■ MATERIAL FOR THIS TASK:
# wenbowen123/catgrasp

Measured on NVIDIA H100. Metric: candidate grasps scored/sec, higher is better.
Workload: dtype f32 (128->1024 layer f16 x f16 single pass on wgmma, f32 accumulate; other layers bf16 hi/lo x3)

## Files before the change

catgrasp_b200/csrc/cg_trunk_tc.cu:

```cuda
#include <limits.h>
#include <stdlib.h>

#include <algorithm>

#include "cg_tc_ptx.cuh"
#include "cg_trunk_common.cuh"

namespace {
using namespace cg_trunk;
using namespace cg_ptx;

constexpr int NCW = 8;
constexpr int PROD_WARP = NCW;
constexpr int HELP_WARP = NCW + 1;
constexpr int NHELP = 3 * 32;
constexpr int NTC = (NCW + 4) * 32;
constexpr int NCHUNK = 8;
constexpr uint32_t PIECE = 16384;
__host__ __device__ constexpr int tile_points(int passes) { return passes == 1 ? 256 : 128; }
constexpr uint32_t W1_OFF = 0;
constexpr uint32_t W2_OFF = PIECE;
constexpr uint32_t X3_OFF = 3 * PIECE;
constexpr uint32_t X3_BYTES = 4 * PIECE;
constexpr uint32_t RING_OFF = X3_OFF + X3_BYTES;
constexpr uint32_t RING_BYTES = 6 * PIECE;
constexpr uint32_t KEYS_OFF = RING_OFF + RING_BYTES;
constexpr uint32_t KEYS_BYTES = 2 * 1024 * 4;
constexpr uint32_t MISC_OFF = KEYS_OFF + KEYS_BYTES;
constexpr int NSLOT_MAX = 6;
constexpr uint32_t IMG_W3B = NCHUNK * 2 * 2 * PIECE;
constexpr uint32_t IMG_W2 = 2 * PIECE, IMG_W1 = PIECE;
constexpr uint32_t IMG_W2_OFF = IMG_W3B, IMG_W1_OFF = IMG_W3B + IMG_W2;
constexpr uint32_t IMG_W3H_OFF = IMG_W1_OFF + IMG_W1;
constexpr uint32_t IMG_W3H = NCHUNK * 2 * PIECE;

struct Misc {
  float w0[6 * 64];
  float bias0[64];
  float bias1[64];
  float bias2[128];
  double pinv[12];
  double mean[6];
  double sden[6];
  float T3[12];
  unsigned long long full_bar[NSLOT_MAX];
  unsigned long long empty_bar[NSLOT_MAX];
  unsigned long long w_bar;
  unsigned long long cand_bar;
  unsigned long long front_bar;
  unsigned long long keys_bar[2];
};

constexpr size_t SMEM_BYTES = MISC_OFF + sizeof(Misc);
static_assert(SMEM_BYTES <= 232448, "exceeds the 227 KB per-CTA shared memory of sm_90");

#ifdef CG_EXPERIMENTS
enum { TL_START, TL_INPUT, TL_FRONT, TL_X3, TL_L3, TL_L3_WAIT, TL_RING, TL_NPHASE };
constexpr int TL_CTAS = 8, TL_REC = TL_NPHASE + 2;
__host__ __device__ constexpr int TL_STRIDE(int B) { return B >= TL_CTAS ? B / TL_CTAS : 1; }
#define TL_PARAM , unsigned long long *tl
#define TL_ARG(p) , p
#else
#define TL_PARAM
#define TL_ARG(p)
#endif

template <int PASSES>
__global__ void __launch_bounds__(NTC, 1) trunk_tc_kernel(const cg_trunk_args a TL_PARAM) {
  constexpr int TILE = tile_points(PASSES);
  constexpr int NBLK = TILE / 128;
  constexpr int NSLOT = PASSES == 3 ? 3 : 6;
  constexpr uint32_t SLOT_BYTES = PASSES == 3 ? 2 * PIECE : PIECE;
  static_assert(NSLOT * SLOT_BYTES == RING_BYTES, "ring");
  constexpr bool F16 = PASSES < 3;
  constexpr uint32_t X3_KB = TILE * 128;
  constexpr uint32_t X3_LO = 2 * X3_KB;
  static_assert((PASSES == 1 ? 2 : 4) * X3_KB == X3_BYTES, "X3 image");
  extern __shared__ __align__(1024) unsigned char smem[];
  if ((smem_u32(smem) & 1023u) != 0u) __trap();
  Misc &S = *reinterpret_cast<Misc *>(smem + MISC_OFF);
  uint32_t *keys = reinterpret_cast<uint32_t *>(smem + KEYS_OFF);
  const int tid = threadIdx.x, warp = __shfl_sync(0xffffffffu, tid >> 5, 0), lane = tid & 31;
  const int N = a.N;
  const int ntiles = (N + TILE - 1) / TILE;
  const long long T = (long long)a.B * ntiles;
  const int t_begin = (int)(blockIdx.x * T / gridDim.x);
  const int my_tiles = (int)((blockIdx.x + 1) * T / gridDim.x) - t_begin;
  const int b_first = t_begin / ntiles;
  const int ncand = (t_begin + my_tiles - 1) / ntiles - b_first + 1;
  const unsigned char *img = static_cast<const unsigned char *>(a.tc_img);
  const bool has_l1 = a.stage1_mode != 0;
  const uint32_t smem_s = smem_u32(smem);
  const uint32_t w1_s = smem_s + W1_OFF, w2_s = smem_s + W2_OFF, x3_s = smem_s + X3_OFF, ring_s = smem_s + RING_OFF;
  const uint32_t misc_s = smem_s + MISC_OFF;
  const uint32_t full_s = misc_s + (uint32_t)offsetof(Misc, full_bar), empty_s = misc_s + (uint32_t)offsetof(Misc, empty_bar);
  const uint32_t wbar_s = misc_s + (uint32_t)offsetof(Misc, w_bar);
  const uint32_t cand_s = misc_s + (uint32_t)offsetof(Misc, cand_bar), front_s = misc_s + (uint32_t)offsetof(Misc, front_bar);
  const uint32_t keys_s = misc_s + (uint32_t)offsetof(Misc, keys_bar);

  for (int i = tid; i < 6 * 64; i += NTC) S.w0[i] = a.l0.Wt[i];
  if (tid < 64) {
    S.bias0[tid] = a.l0.b[tid];
    S.bias1[tid] = (a.stage1_mode == 1) ? a.l1.b[tid] : 0.f;
  }
  if (tid < 128) S.bias2[tid] = a.l2.b[tid];
  if (a.in.x_direct == nullptr && tid < 6) {
    S.mean[tid] = a.in.mean ? a.in.mean[tid] : 0.0;
    S.sden[tid] = a.in.stdv ? 1.0 / (a.in.stdv[tid] + 1e-15) : 1.0;
  }
  if (tid == 0) {
    for (int i = 0; i < NSLOT; i++) {
      mbar_init(full_s + 8u * i, 1);
      mbar_init(empty_s + 8u * i, NCW);
    }
    mbar_init(wbar_s, 1);
    mbar_init(cand_s, NHELP);
    mbar_init(front_s, NCW * 32);
    mbar_init(keys_s, NCW * 32);
    mbar_init(keys_s + 8u, NCW * 32);
    mbar_init_fence();
  }
  __syncthreads();

  if (warp == PROD_WARP) {
    if (lane == 0) {
      mbar_expect_tx(wbar_s, IMG_W2 + (a.stage1_mode == 1 ? IMG_W1 : 0u));
      bulk_g2s(w2_s, img + IMG_W2_OFF, IMG_W2, wbar_s);
      if (a.stage1_mode == 1) bulk_g2s(w1_s, img + IMG_W1_OFF, IMG_W1, wbar_s);
      const unsigned char *w3src = img + (PASSES == 3 ? 0u : IMG_W3H_OFF);
      const int total = my_tiles * NCHUNK * 2;
      for (int gs = 0; gs < total; gs++) {
        const int s = gs % NSLOT;
        mbar_wait(empty_s + 8u * s, (((uint32_t)(gs / NSLOT)) & 1u) ^ 1u);
        mbar_expect_tx(full_s + 8u * s, SLOT_BYTES);
        bulk_g2s(ring_s + (uint32_t)s * SLOT_BYTES, w3src + (size_t)(gs % (NCHUNK * 2)) * SLOT_BYTES, SLOT_BYTES,
                 full_s + 8u * s);
      }
    }
    return;
  }

  if (warp >= HELP_WARP) {
    const int ht = tid - HELP_WARP * 32;
    for (int k = 0; k <= ncand; k++) {
      if (k < ncand) {
        const int b = b_first + k;
        constexpr int TU = (64 * 8 + NHELP - 1) / NHELP;
        uint32_t t64h[TU][4], t64l[TU][4];
        if (a.stage1_mode == 2) {
          const float *Tb = a.T64 + (size_t)b * 4096;
#pragma unroll
          for (int i = 0; i < TU; i++) {
            const int u = ht + NHELP * i;
            if (u < 512) {
              float v[8];
#pragma unroll
              for (int e = 0; e < 8; e++) v[e] = __ldg(Tb + (8 * (u >> 6) + e) * 64 + (u & 63));
#pragma unroll
              for (int e = 0; e < 4; e++) split_bf16x2(v[2 * e], v[2 * e + 1], t64h[i][e], t64l[i][e]);
            }
          }
        }
        double pinv[12];
        const bool do_pinv = a.in.x_direct == nullptr && ht == 0;
        if (do_pinv) pose_inverse(a.in.poses + (size_t)b * 16, pinv);
        const float t3 = (a.T3 && ht < 9) ? a.T3[b * 9 + ht] : 0.f;
        if (k > 0) mbar_wait(front_s, (uint32_t)(k - 1) & 1u);
        if (a.stage1_mode == 2) {
#pragma unroll
          for (int i = 0; i < TU; i++) {
            const int u = ht + NHELP * i;
            if (u < 512) {
              const uint32_t off = row_chunk_off(u & 63, u >> 6);
              *reinterpret_cast<uint4 *>(smem + W1_OFF + off) =
                  make_uint4(t64h[i][0], t64h[i][1], t64h[i][2], t64h[i][3]);
              *reinterpret_cast<uint4 *>(smem + W1_OFF + 8192 + off) =
                  make_uint4(t64l[i][0], t64l[i][1], t64l[i][2], t64l[i][3]);
            }
          }
          fence_proxy_async();
        }
        if (do_pinv) {
#pragma unroll
          for (int i = 0; i < 12; i++) S.pinv[i] = pinv[i];
        }
        if (ht < 9) S.T3[ht] = t3;
        mbar_arrive(cand_s);
      }
      if (k > 0) {
        const int kp = k - 1;
        mbar_wait(keys_s + 8u * (kp & 1), ((uint32_t)kp >> 1) & 1u);
        const uint32_t *kb = keys + (kp & 1) * 1024;
        uint32_t *g = a.gmax_keys + (size_t)(b_first + kp) * 1024;
        for (int ch = ht; ch < 1024; ch += NHELP) {
          float m = cg_key2f(kb[ch]) + __ldg(&a.l3.b[ch]);
          if (a.relu3) m = fmaxf(m, 0.f);
          atomicMax(&g[ch], cg_f2key(m));
        }
      }
    }
    return;
  }

  const int wg = warp >> 2, w4 = warp & 3, g = lane >> 2, q = lane & 3;
  float vmax = 0.f;
#ifdef CG_EXPERIMENTS
  const bool tl_on = tl != nullptr && blockIdx.x % TL_STRIDE(gridDim.x) == 0 &&
                     (int)(blockIdx.x / TL_STRIDE(gridDim.x)) < TL_CTAS;
  unsigned long long tl_sum[TL_NPHASE] = {}, tl_t0 = clock64(), tl_t = tl_t0, tl_s;
#define TL_MARK(phase)                   \
  do {                                   \
    const unsigned long long _t = clock64(); \
    tl_sum[phase] += _t - tl_t;          \
    tl_t = _t;                           \
  } while (0)
#define TL_SPAN_BEGIN() (tl_s = clock64())
#define TL_SPAN_END(phase) (tl_sum[phase] += clock64() - tl_s)
#else
#define TL_MARK(phase) ((void)0)
#define TL_SPAN_BEGIN() ((void)0)
#define TL_SPAN_END(phase) ((void)0)
#endif
  mbar_wait(wbar_s, 0u);

  auto fetch_id = [&](int b, int n) -> int {
    if (n >= N) n = N - 1;
    return (a.in.x_direct == nullptr && a.in.ids) ? __ldg(a.in.ids + (size_t)b * N + n) : n;
  };
  auto fetch_row = [&](int b, int id, double *r) {
    if (a.in.x_direct) {
      const float *xr = a.in.x_direct + ((size_t)b * N + id) * 6;
#pragma unroll
      for (int k = 0; k < 6; k++) r[k] = __ldg(xr + k);
    } else {
      const double *px = a.in.cloud_xyz + (size_t)id * 3;
      const double *pn = a.in.cloud_nrm + (size_t)id * 3;
#pragma unroll
      for (int k = 0; k < 3; k++) {
        r[k] = __ldg(px + k);
        r[3 + k] = __ldg(pn + k);
      }
    }
  };
  auto finish_row = [&](const double *r, float *v) {
    if (a.in.x_direct) {
#pragma unroll
      for (int k = 0; k < 6; k++) v[k] = (float)r[k];
    } else {
      const double x = r[0], y = r[1], z = r[2];
      const double nx = r[3], ny = r[4], nz = r[5];
      const double *R = S.pinv;
      double w[6];
      w[0] = R[0] * x + R[1] * y + R[2] * z + R[9];
      w[1] = R[3] * x + R[4] * y + R[5] * z + R[10];
      w[2] = R[6] * x + R[7] * y + R[8] * z + R[11];
      w[3] = R[0] * nx + R[1] * ny + R[2] * nz;
      w[4] = R[3] * nx + R[4] * ny + R[5] * nz;
      w[5] = R[6] * nx + R[7] * ny + R[8] * nz;
#pragma unroll
      for (int k = 0; k < 6; k++) v[k] = (float)((w[k] - S.mean[k]) * S.sden[k]);
    }
    if (a.T3) {
      const float x = v[0], y = v[1], z = v[2];
      v[0] = fmaf(z, S.T3[6], fmaf(y, S.T3[3], x * S.T3[0]));
      v[1] = fmaf(z, S.T3[7], fmaf(y, S.T3[4], x * S.T3[1]));
      v[2] = fmaf(z, S.T3[8], fmaf(y, S.T3[5], x * S.T3[2]));
    }
  };

  uint32_t gslot = 0;
  auto slot_of = [&](int c, int kb) { return (gslot + 2u * c + kb) % NSLOT; };
  auto phase_of = [&](int c, int kb) { return ((gslot + 2u * c + kb) / NSLOT) & 1u; };

  auto prow = [&](int blk) { return wg * (TILE / 2) + blk * 64 + w4 * 16 + g; };
  int ids[NBLK][2];
  {
    const int j = t_begin - b_first * ntiles;
#pragma unroll
    for (int blk = 0; blk < NBLK; blk++)
#pragma unroll
      for (int r = 0; r < 2; r++) ids[blk][r] = fetch_id(b_first, j * TILE + prow(blk) + 8 * r);
  }
  TL_MARK(TL_START);
  for (int it = 0; it < my_tiles; it++) {
    const int b = (t_begin + it) / ntiles, j = t_begin + it - b * ntiles, ci = b - b_first;
    const bool cand_first = it == 0 || j == 0, cand_last = it + 1 == my_tiles || j + 1 == ntiles;
    if (cand_first) mbar_wait(cand_s, (uint32_t)ci & 1u);
#pragma unroll 1
    for (int blk = 0; blk < NBLK; blk++) {
      const int p0 = j * TILE + prow(blk);
      float d64[32];
      {
        double r0[6], r1[6];
        fetch_row(b, blk == 0 ? ids[0][0] : ids[NBLK - 1][0], r0);
        fetch_row(b, blk == 0 ? ids[0][1] : ids[NBLK - 1][1], r1);
        float v0[6], v1[6];
        finish_row(r0, v0);
        finish_row(r1, v1);
        TL_MARK(TL_INPUT);
#pragma unroll
        for (int m = 0; m < 8; m++)
#pragma unroll
          for (int e = 0; e < 2; e++) {
            const int c = 8 * m + 2 * q + e;
            float o0 = S.bias0[c], o1 = o0;
#pragma unroll
            for (int k = 0; k < 6; k++) {
              const float w = S.w0[k * 64 + c];
              o0 = fmaf(v0[k], w, o0);
              o1 = fmaf(v1[k], w, o1);
            }
            d64[4 * m + e] = fmaxf(o0, 0.f);
            d64[4 * m + 2 + e] = fmaxf(o1, 0.f);
          }
      }
      uint32_t xh[4][4], xl[4][4];
      if (has_l1) {
        d_to_a<4, false>(d64, xh, xl);
        wg_fence_regs<16>(xh[0]);
        wg_fence_regs<16>(xl[0]);
        wg_fence_regs<32>(d64);
        wg_fence();
#pragma unroll
        for (int ks = 0; ks < 4; ks++) {
          const uint64_t bh = wg_desc(w1_s + 32u * ks), bl = wg_desc(w1_s + 8192u + 32u * ks);
          wg_m64n64<false>(d64, xl[ks], bh, ks > 0 ? 1u : 0u);
          wg_m64n64<false>(d64, xh[ks], bl, 1u);
          wg_m64n64<false>(d64, xh[ks], bh, 1u);
        }
        wg_commit();
        wg_wait<0>();
        wg_fence_regs<32>(d64);
        wg_fence_regs<16>(xh[0]);
        wg_fence_regs<16>(xl[0]);
#pragma unroll
        for (int i = 0; i < 32; i++) {
          if (a.stage1_mode == 1) d64[i] = fmaxf(d64[i] + S.bias1[8 * (i >> 2) + 2 * q + (i & 1)], 0.f);
        }
        if (a.pf_out) {
#pragma unroll
          for (int r = 0; r < 2; r++) {
            const int n = p0 + 8 * r;
            if (n < N) {
              float *dst = a.pf_out + ((size_t)b * N + n) * 64 + 2 * q;
#pragma unroll
              for (int m = 0; m < 8; m++)
                *reinterpret_cast<float2 *>(dst + 8 * m) = make_float2(d64[4 * m + 2 * r], d64[4 * m + 2 * r + 1]);
            }
          }
        }
      }
      if (cand_last && blk == NBLK - 1) mbar_arrive(front_s);
      float acc[64];
      d_to_a<4, false>(d64, xh, xl);
      wg_fence_regs<16>(xh[0]);
      wg_fence_regs<16>(xl[0]);
      wg_fence_regs<64>(acc);
      wg_fence();
#pragma unroll
      for (int ks = 0; ks < 4; ks++) {
        const uint64_t bh = wg_desc(w2_s + 32u * ks), bl = wg_desc(w2_s + PIECE + 32u * ks);
        wg_m64n128<false>(acc, xl[ks], bh, ks > 0 ? 1u : 0u);
        wg_m64n128<false>(acc, xh[ks], bl, 1u);
        wg_m64n128<false>(acc, xh[ks], bh, 1u);
      }
      wg_commit();
      wg_wait<0>();
      wg_fence_regs<64>(acc);
      wg_fence_regs<16>(xh[0]);
      wg_fence_regs<16>(xl[0]);
#pragma unroll
      for (int i = 0; i < 64; i++) acc[i] = fmaxf(acc[i] + S.bias2[8 * (i >> 2) + 2 * q + (i & 1)], 0.f);
      TL_MARK(TL_FRONT);
      if (blk == 0) asm volatile("bar.sync 1, 256;" ::: "memory");
#pragma unroll
      for (int r = 0; r < 2; r++) {
        const int pr = prow(blk) + 8 * r;
#pragma unroll
        for (int i = 0; i < 16; i++) {
          const float x0 = acc[4 * i + 2 * r], x1 = acc[4 * i + 2 * r + 1];
          const uint32_t off = X3_OFF + (uint32_t)(i >> 3) * X3_KB + row_chunk_off(pr, i & 7) + 4u * q;
          uint32_t h, l;
          if (PASSES == 1) {
            vmax = fmaxf(vmax, fmaxf(x0, x1));
            asm("cvt.rn.satfinite.f16x2.f32 %0, %1, %2;" : "=r"(h) : "f"(x1), "f"(x0));
          } else if (PASSES == 2) {
            vmax = fmaxf(vmax, fmaxf(x0, x1));
            split_f16x2(x0, x1, h, l);
          } else {
            split_bf16x2(x0, x1, h, l);
          }
          *reinterpret_cast<uint32_t *>(smem + off) = h;
          if (PASSES != 1) *reinterpret_cast<uint32_t *>(smem + off + X3_LO) = l;
        }
      }
    }
    fence_proxy_async();
    asm volatile("bar.sync 1, 256;" ::: "memory");
    TL_MARK(TL_X3);
    constexpr int NU = NCHUNK * NBLK, GROUP = PASSES == 1 ? 8 : (PASSES == 2 ? 4 : 1);
    constexpr bool EARLY_RELEASE = GROUP == 1;
    static_assert(GROUP == 1 || NSLOT >= 4, "a unit issued ahead needs the next chunk's slots as well");
    auto issue = [&](int u, float *d) {
      const int c = u / NBLK, hb = u % NBLK;
      if (hb == 0) {
        TL_SPAN_BEGIN();
        mbar_wait(full_s + 8u * slot_of(c, 0), phase_of(c, 0));
        mbar_wait(full_s + 8u * slot_of(c, 1), phase_of(c, 1));
        TL_SPAN_END(TL_RING);
      }
      wg_fence_regs<64>(d);
      wg_fence();
#pragma unroll
      for (int kb = 0; kb < 2; kb++) {
        const uint32_t ws = ring_s + slot_of(c, kb) * SLOT_BYTES + (uint32_t)wg * (PIECE / 2);
        const uint32_t xs = x3_s + (uint32_t)kb * X3_KB + (uint32_t)hb * PIECE;
#pragma unroll
        for (int ks = 0; ks < 4; ks++) {
          const uint32_t first = (kb | ks) ? 1u : 0u;
          const uint64_t aw = wg_desc(ws + 32u * ks), bx = wg_desc(xs + 32u * ks);
          if (PASSES == 3) {
            const uint64_t al = wg_desc(ws + PIECE + 32u * ks), bxl = wg_desc(xs + X3_LO + 32u * ks);
            wg_ss_m64n128<false>(d, aw, bxl, first);
            wg_ss_m64n128<false>(d, al, bx, 1u);
            wg_ss_m64n128<false>(d, aw, bx, 1u);
          } else if (PASSES == 2) {
            wg_ss_m64n128<true>(d, aw, wg_desc(xs + X3_LO + 32u * ks), first);
            wg_ss_m64n128<true>(d, aw, bx, 1u);
          } else {
            wg_ss_m64n128<true>(d, aw, bx, first);
          }
        }
        if (EARLY_RELEASE && kb == 0) wg_commit();
      }
      wg_commit();
      wg_fence_regs<64>(d);
    };
    uint32_t *kk = keys + (ci & 1) * 1024 + wg * 64 + w4 * 16 + g;
    auto reduce = [&](int u, const float *d) {
      const int c = u / NBLK, hb = u % NBLK;
      if (hb == NBLK - 1) {
        __syncwarp();
        if (lane == 0) {
          if (!EARLY_RELEASE) mbar_arrive(empty_s + 8u * slot_of(c, 0));
          mbar_arrive(empty_s + 8u * slot_of(c, 1));
        }
      }
#pragma unroll
      for (int r = 0; r < 2; r++) {
        float m = fmaxf(d[2 * r], d[2 * r + 1]);
#pragma unroll
        for (int i = 1; i < 16; i++) m = fmaxf(m, fmaxf(d[4 * i + 2 * r], d[4 * i + 2 * r + 1]));
        m = fmaxf(m, __shfl_xor_sync(0xffffffffu, m, 1));
        m = fmaxf(m, __shfl_xor_sync(0xffffffffu, m, 2));
        if (q == 0) {
          const uint32_t key = cg_f2key(m);
          uint32_t &slot = kk[128 * c + 8 * r];
          slot = (cand_first && hb == 0) ? key : max(slot, key);
        }
      }
    };
    {
      const int nt = t_begin + it + (it + 1 < my_tiles ? 1 : 0);
      const int nb = nt / ntiles, pn = (nt - nb * ntiles) * TILE;
#pragma unroll
      for (int blk = 0; blk < NBLK; blk++)
#pragma unroll
        for (int r = 0; r < 2; r++) ids[blk][r] = fetch_id(nb, pn + prow(blk) + 8 * r);
    }
#pragma unroll 1
    for (int u0 = 0; u0 < NU; u0 += GROUP) {
      float acc3[2][64];
      issue(u0, acc3[0]);
#pragma unroll
      for (int j = 0; j < GROUP; j++) {
        if (j + 1 < GROUP) issue(u0 + j + 1, acc3[(j + 1) & 1]);
        TL_SPAN_BEGIN();
        if (EARLY_RELEASE) {
          wg_wait<1>();
          __syncwarp();
          if (lane == 0) mbar_arrive(empty_s + 8u * slot_of((u0 + j) / NBLK, 0));
        }
        if (j + 1 < GROUP) wg_wait<1>();
        else wg_wait<0>();
        TL_SPAN_END(TL_L3_WAIT);
        wg_fence_regs<64>(acc3[j & 1]);
        reduce(u0 + j, acc3[j & 1]);
      }
    }
    gslot += 2u * NCHUNK;
    if (cand_last) mbar_arrive(keys_s + 8u * (ci & 1));
    TL_MARK(TL_L3);
  }
  if (F16 && vmax > 65504.f && a.ovf_flag) atomicOr(a.ovf_flag, 1u);
#ifdef CG_EXPERIMENTS
  if (tl_on && lane == 0) {
    unsigned long long *o = tl + ((size_t)(blockIdx.x / TL_STRIDE(gridDim.x)) * NCW + warp) * TL_REC;
#pragma unroll
    for (int p = 0; p < TL_NPHASE; p++) o[p] = tl_sum[p];
    o[TL_NPHASE] = (unsigned long long)my_tiles;
    o[TL_NPHASE + 1] = clock64() - tl_t0;
  }
#endif
#undef TL_MARK
#undef TL_SPAN_BEGIN
#undef TL_SPAN_END
}

}
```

■ TRY IT:
Among the lines of the material above, find those with the word "fmaf". Copy each one.

■ ANSWER TO THE PROBLEM:
      v[0] = fmaf(z, S.T3[6], fmaf(y, S.T3[3], x * S.T3[0]));
      v[1] = fmaf(z, S.T3[7], fmaf(y, S.T3[4], x * S.T3[1]));
      v[2] = fmaf(z, S.T3[8], fmaf(y, S.T3[5], x * S.T3[2]));
              o0 = fmaf(v0[k], w, o0);
              o1 = fmaf(v1[k], w, o1);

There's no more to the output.